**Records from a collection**
──────
__device__ __forceinline__ FxConvParams fx_class_params(const FxConvParams& in) {
    FxConvParams p = in;
    if (in.ncls > 0) {
        const FxConvClass& c = in.cls[blockIdx.z];
        p.nR = c.nR; p.nS = c.nS; p.ntap = c.ntap; p.r0 = c.r0; p.rstep = c.rstep; p.s0 = c.s0; p.sstep = c.sstep;
        p.hoff = c.hoff; p.hstep = c.hstep; p.woff = c.woff; p.wstep = c.wstep; p.oy0 = c.oy0; p.ox0 = c.ox0;
    }
    return p;
}

template <int AMODE, int PRO, int EPIX, bool TAPI = false>
__global__ __launch_bounds__(256, 3) void fx_conv_kernel(const FxConvParams p_in) {
    static_assert(!TAPI || AMODE == 1, "the tap-inner K order is an image-fed instance");
    constexpr int EPI = EPIX == 5 ? 1 : EPIX == 6 ? 2 : EPIX == 7 || EPIX == 8 ? 0 : EPIX;
    constexpr bool EM = EPIX == 4 || (EPIX >= 5 && EPIX <= 7);
    const FxConvParams p = fx_class_params(p_in);
    static_assert(AMODE == 0 || PRO == 0, "the partial-convolution factor is applied by the in-kernel split");
    __shared__ __attribute__((aligned(16))) unsigned char lds[2 * 6 * FX_PIECE];
    constexpr int BUFB = 6 * FX_PIECE, CH0 = 3 * FX_PIECE;
    float (*const red)[2][128] = reinterpret_cast<float (*)[2][128]>(lds + 40960);
    const int t = threadIdx.x, lane = t & 63, wave = __builtin_amdgcn_readfirstlane(t >> 6), wm = wave >> 1, wn = wave & 1;
    int bid;
    {
        const int nwg = gridDim.x, q = nwg >> 3, r = nwg & 7, xcd = blockIdx.x & 7, idx = blockIdx.x >> 3;
        bid = (xcd < r ? xcd * (q + 1) : r * (q + 1) + (xcd - r) * q) + idx;
    }
    const int tiles_n_all = gridDim.x / p.tiles_m;
    const int tile_m = p.order ? bid / tiles_n_all : bid % p.tiles_m, tile_n = p.order ? bid % tiles_n_all : bid / p.tiles_m;
    const int m0 = tile_m * FX_BM, n0 = tile_n * FX_BN;
    const int OHW = p.OH * p.OW;
    const int HWi = p.Hi * p.Wi;
    const int nfirst = n0 / OHW;
    const int csteps = p.Cred / FX_BK;
    int nk = p.ntap * csteps, kt0 = 0;
    if (p.kchunk > 0) {
        kt0 = blockIdx.y * p.kchunk;
        nk = min(nk - kt0, p.kchunk);
    }
    int f_tap = kt0 / csteps, f_k = (kt0 - f_tap * csteps) * FX_BK;
    if constexpr (TAPI) { f_k = (kt0 / p.ntap) * FX_BK; f_tap = kt0 - (kt0 / p.ntap) * p.ntap; }

    const i32x4 rW = fx_rsrc(p.Wimg, (size_t)p.R * p.S * p.tiles_m * csteps * (3 * FX_PIECE));
    int w_voff[3];
#pragma unroll
    for (int j = 0; j < 3; ++j) w_voff[j] = 16 * (t + 256 * j);

    const int trow = t >> 5, tp4 = t & 31;
    const int pp = t >> 1, ph = (t & 1) ^ ((t >> 4) & 1);
    const int col = n0 + (AMODE == 0 ? 4 * tp4 : pp);
    const bool col_ok = col < p.NP;
    int hbase = 0, wbase = 0, img_off = 0, mimg_off = 0;
    {
        const int cc = col_ok ? col : 0;
        const int pn = cc / OHW;
        const int rem = cc - pn * OHW, oh = rem / p.OW, ow = rem - oh * p.OW;
        hbase = oh * p.hmul + p.hoff;
        wbase = ow * p.wmul + p.woff;
// ... 569 lines not shown
                    for (int e = 0; e < 4; ++e) dst[e * p.oxs] = p.accumulate ? dst[e * p.oxs] + v[e] : v[e];
                }
            }
            if constexpr (EPI == 1) {
                if (!split) {
#pragma unroll
                    for (int e = 0; e < 4; ++e) { ssum[b] += v[e]; ssq[b] = fmaf(v[e], v[e], ssq[b]); }
                }
            }
            if constexpr (EPI == 2) {
                if (!split) {
                    const f32x4 c2 = *reinterpret_cast<const f32x4*>(p.ep_c + ((size_t)n * p.M + m) * OHW + rem);
#pragma unroll
                    for (int e = 0; e < 4; ++e) {
                        const float gg = fmaf(c2[e], esc[b], esh[b]) > 0.f ? v[e] : 0.f;
                        ssum[b] += gg; ssq[b] = fmaf(gg, c2[e] - emean[b], ssq[b]);
                    }
                }
            }
        }
    }
    if (dense) {
        constexpr int EROW = 512 + 16;
        constexpr int ROUNDS = (GB + 1) / 2;
        const bool accum = !split && p.accumulate;
#pragma unroll
        for (int r = 0; r < ROUNDS; ++r) {
            if (r > 0) __syncthreads();
#pragma unroll
            for (int b2 = 0; b2 < 2; ++b2) {
                const int b = 2 * r + b2;
                if (b < GB) {
#pragma unroll
                    for (int a = 0; a < GA; ++a)
                        *reinterpret_cast<f32x4*>(lds + (wm * 32 + b2 * 16 + lc) * EROW + (wn * 64 + a * 16 + 4 * lq) * 4) = acc[a][b < GB ? b : 0];
                }
            }
            __syncthreads();
#pragma unroll
            for (int i = 0; i < 8; ++i) {
                const int id = t + 256 * i, row = id >> 5, q = id & 31;
                const int within = r * 32 + (row & 31);
                const int m = m0 + (row >> 5) * WCH + within;
                const int c4 = n0 + 4 * q;
                if (within >= WCH || m >= p.M || c4 >= p.NP) continue;
                const int n = c4 / OHW, rem = c4 - n * OHW;
                f32x4 v = *reinterpret_cast<const f32x4*>(lds + row * EROW + q * 16);
                const size_t at = ((size_t)n * p.M + m) * OHW + rem;
                f32x4* dst = reinterpret_cast<f32x4*>(yout + at);
                if (accum) {
                    f32x4 o4;
                    if (p.acc_src) {
                        o4 = *reinterpret_cast<const f32x4*>(p.acc_src + at);
                        if (p.acc_mask) {
                            const unsigned mk = p.acc_mask[at >> 2];
#pragma unroll
                            for (int e = 0; e < 4; ++e) o4[e] = (mk >> e) & 1u ? o4[e] : 0.f;
                        }
                    } else o4 = *dst;
                    v[0] += o4[0]; v[1] += o4[1]; v[2] += o4[2]; v[3] += o4[3];
                }
                if constexpr (EPI == 8) {
                    if (p.ep_res) { const f32x4 r4 = *reinterpret_cast<const f32x4*>(p.ep_res + at); v[0] += r4[0]; v[1] += r4[1]; v[2] += r4[2]; v[3] += r4[3]; }
                    if (p.ep_relu) { v[0] = fmaxf(v[0], 0.f); v[1] = fmaxf(v[1], 0.f); v[2] = fmaxf(v[2], 0.f); v[3] = fmaxf(v[3], 0.f); }
                }
                *dst = v;
            }
        }
    }
    if constexpr (EPI == 1 || EPI == 2) {
        if (!split) {
#pragma unroll
            for (int b = 0; b < GB; ++b) {
                ssum[b] += __shfl_xor(ssum[b], 16, 64); ssq[b] += __shfl_xor(ssq[b], 16, 64);
                ssum[b] += __shfl_xor(ssum[b], 32, 64); ssq[b] += __shfl_xor(ssq[b], 32, 64);
                if (lq == 0) { red[wn][0][wm * WCH + b * 16 + lc] = ssum[b]; red[wn][1][wm * WCH + b * 16 + lc] = ssq[b]; }
            }
            __syncthreads();
            if (t < BM && m0 + t < p.M) {
                float* dst = p.partial + ((size_t)tile_n * p.M + m0 + t) * 2;
                dst[0] = red[0][0][t] + red[1][0][t];
                dst[1] = red[0][1][t] + red[1][1][t];
            }
        }
    }
}

template <int EPI>
__global__ __launch_bounds__(256) void fx_reduce_kernel(const float* __restrict__ slabs, float* __restrict__ y, const float* __restrict__ bias, int nsplit,
                                                        size_t slab_stride, int N, int M, int OHW, int accumulate, const float* __restrict__ ep_c,
                                                        const float* __restrict__ ep_tab, float* __restrict__ partial, const float* __restrict__ emask,
                                                        const float* __restrict__ res, int relu) {
    const int m = blockIdx.x, grp = blockIdx.y, ngrp = gridDim.y;
    const float bb = bias ? bias[m] : 0.f;
    float esc = 0.f, esh = 0.f, emean = 0.f;
    if constexpr (EPI == 2) { esc = ep_tab[8 * m]; esh = ep_tab[8 * m + 1]; emean = ep_tab[8 * m + 2]; }
    float s1 = 0.f, s2 = 0.f;
    const int q4 = OHW >> 2;
    for (int n = grp; n < N; n += ngrp) {
        const size_t base = ((size_t)n * M + m) * OHW;
        for (int i = threadIdx.x; i < q4; i += 256) {
            f32x4 v = *reinterpret_cast<const f32x4*>(slabs + base + 4 * i);
            for (int z = 1; z < nsplit; ++z) {
                const f32x4 u = *reinterpret_cast<const f32x4*>(slabs + (size_t)z * slab_stride + base + 4 * i);
                v[0] += u[0]; v[1] += u[1]; v[2] += u[2]; v[3] += u[3];
            }
            v[0] += bb; v[1] += bb; v[2] += bb; v[3] += bb;
            if (emask) {
                const f32x4 em = *reinterpret_cast<const f32x4*>(emask + (size_t)n * OHW + 4 * i);
                v[0] *= em[0]; v[1] *= em[1]; v[2] *= em[2]; v[3] *= em[3];
            }
            f32x4* dst = reinterpret_cast<f32x4*>(y + base + 4 * i);
            if (accumulate) { const f32x4 o = *dst; v[0] += o[0]; v[1] += o[1]; v[2] += o[2]; v[3] += o[3]; }
            if (res) { const f32x4 r4 = *reinterpret_cast<const f32x4*>(res + base + 4 * i); v[0] += r4[0]; v[1] += r4[1]; v[2] += r4[2]; v[3] += r4[3]; }
            if (relu) { v[0] = fmaxf(v[0], 0.f); v[1] = fmaxf(v[1], 0.f); v[2] = fmaxf(v[2], 0.f); v[3] = fmaxf(v[3], 0.f); }
            *dst = v;
            if constexpr (EPI == 1) {
#pragma unroll
                for (int e = 0; e < 4; ++e) { s1 += v[e]; s2 = fmaf(v[e], v[e], s2); }
            }
            if constexpr (EPI == 2) {
                const f32x4 c2 = *reinterpret_cast<const f32x4*>(ep_c + base + 4 * i);
#pragma unroll
                for (int e = 0; e < 4; ++e) { const float gg = fmaf(c2[e], esc, esh) > 0.f ? v[e] : 0.f; s1 += gg; s2 = fmaf(gg, c2[e] - emean, s2); }
            }
        }
    }
    if constexpr (EPI != 0) {
        __shared__ float r1[4], r2[4];
        s1 = wave_sum(s1); s2 = wave_sum(s2);
        if ((threadIdx.x & 63) == 0) { r1[threadIdx.x >> 6] = s1; r2[threadIdx.x >> 6] = s2; }
        __syncthreads();
        if (threadIdx.x == 0) {
            float* dst = partial + ((size_t)grp * M + m) * 2;
            dst[0] = r1[0] + r1[1] + r1[2] + r1[3];
            dst[1] = r2[0] + r2[1] + r2[2] + r2[3];
        }
    }
}

template <bool AIMG, bool BIMG, bool MASKED, int TAPS = 0>
__global__ __launch_bounds__(256, 3) void fx_wgrad_kernel(const FxWgradParams p) {
    static_assert(TAPS < 2 || (AIMG && BIMG && !MASKED), "the multi-tap column tiles are image-fed instances");
    static_assert(!MASKED || !AIMG || !BIMG, "the partial-convolution factors are applied by the in-kernel split of an fp32 operand (an image carries its factor already)");
    static_assert(!TAPS || BIMG, "tap-major columns come from an image operand");
    __shared__ __attribute__((aligned(16))) unsigned char As[2 * 3 * FX_PIECE];
    __shared__ __attribute__((aligned(16))) unsigned char Bs[2 * 3 * FX_PIECE];
    const int t = threadIdx.x, lane = t & 63, wave = t >> 6, wm = wave >> 1, wn = wave & 1;
    int bx, by, bz;
    {
        const int gx = gridDim.x, gy = gridDim.y, nwg = gx * gy * gridDim.z;
        const int lin = blockIdx.x + gx * (blockIdx.y + gy * blockIdx.z);
        const int q = nwg >> 3, r = nwg & 7, xcd = lin & 7, idx = lin >> 3;
        const int bid = (xcd < r ? xcd * (q + 1) : r * (q + 1) + (xcd - r) * q) + idx;
        if (p.order == 0 || TAPS) {
            bx = bid % gx;
            const int rest = bid / gx;
            by = rest % gy;
            bz = rest / gy;
        } else {
            const int nt = p.R * p.S;
            const int tp = bid % nt;
            int rest = bid / nt;
            by = rest % gy; rest /= gy;
            bx = rest % gx;
            bz = (rest / gx) * nt + tp;
// ... 499 lines not shown
    FxFinalize f{};
    if (fin) {
        f = *fin;
        if (!((f.kind == 1 && mode == 1 && f.beta) || ((f.kind == 2 || f.kind == 3) && mode == 2 && f.dgamma && f.dbeta)) || !f.partial || f.rows <= 0 || !f.gamma || !f.table) {
            set_error("fx_act_image: inconsistent fused-finalize request (kind %d, mode %d)", f.kind, mode); return P3D_EINVAL;
        }
    }
    const size_t plane = (size_t)N * C * HW * 2;
    const dim3 grid((unsigned)ceil_div((int64_t)N * (HW >> 2) * 2, 256), (unsigned)(C >> 4));
    if (mode == 0) hipLaunchKernelGGL(fx_act_image_kernel<0>, grid, dim3(256), 0, st, x, x2, table, (unsigned char*)img, plane, N, C, HW, masked, f, pixmul);
    else if (mode == 1) hipLaunchKernelGGL(fx_act_image_kernel<1>, grid, dim3(256), 0, st, x, x2, table, (unsigned char*)img, plane, N, C, HW, masked, f, pixmul);
    else hipLaunchKernelGGL(fx_act_image_kernel<2>, grid, dim3(256), 0, st, x, x2, table, (unsigned char*)img, plane, N, C, HW, masked, f, pixmul);
    return check_launch("fx_act_image");
}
──────
Beginning at the line with "constexpr int EROW = 512 + 16;" and stopping after the line with "for (int a = 0;", please write out every line of the data above exactly and nothing else.

**Result of the task**
        constexpr int EROW = 512 + 16;
        constexpr int ROUNDS = (GB + 1) / 2;
        const bool accum = !split && p.accumulate;
#pragma unroll
        for (int r = 0; r < ROUNDS; ++r) {
            if (r > 0) __syncthreads();
#pragma unroll
            for (int b2 = 0; b2 < 2; ++b2) {
                const int b = 2 * r + b2;
                if (b < GB) {
#pragma unroll
                    for (int a = 0; a < GA; ++a)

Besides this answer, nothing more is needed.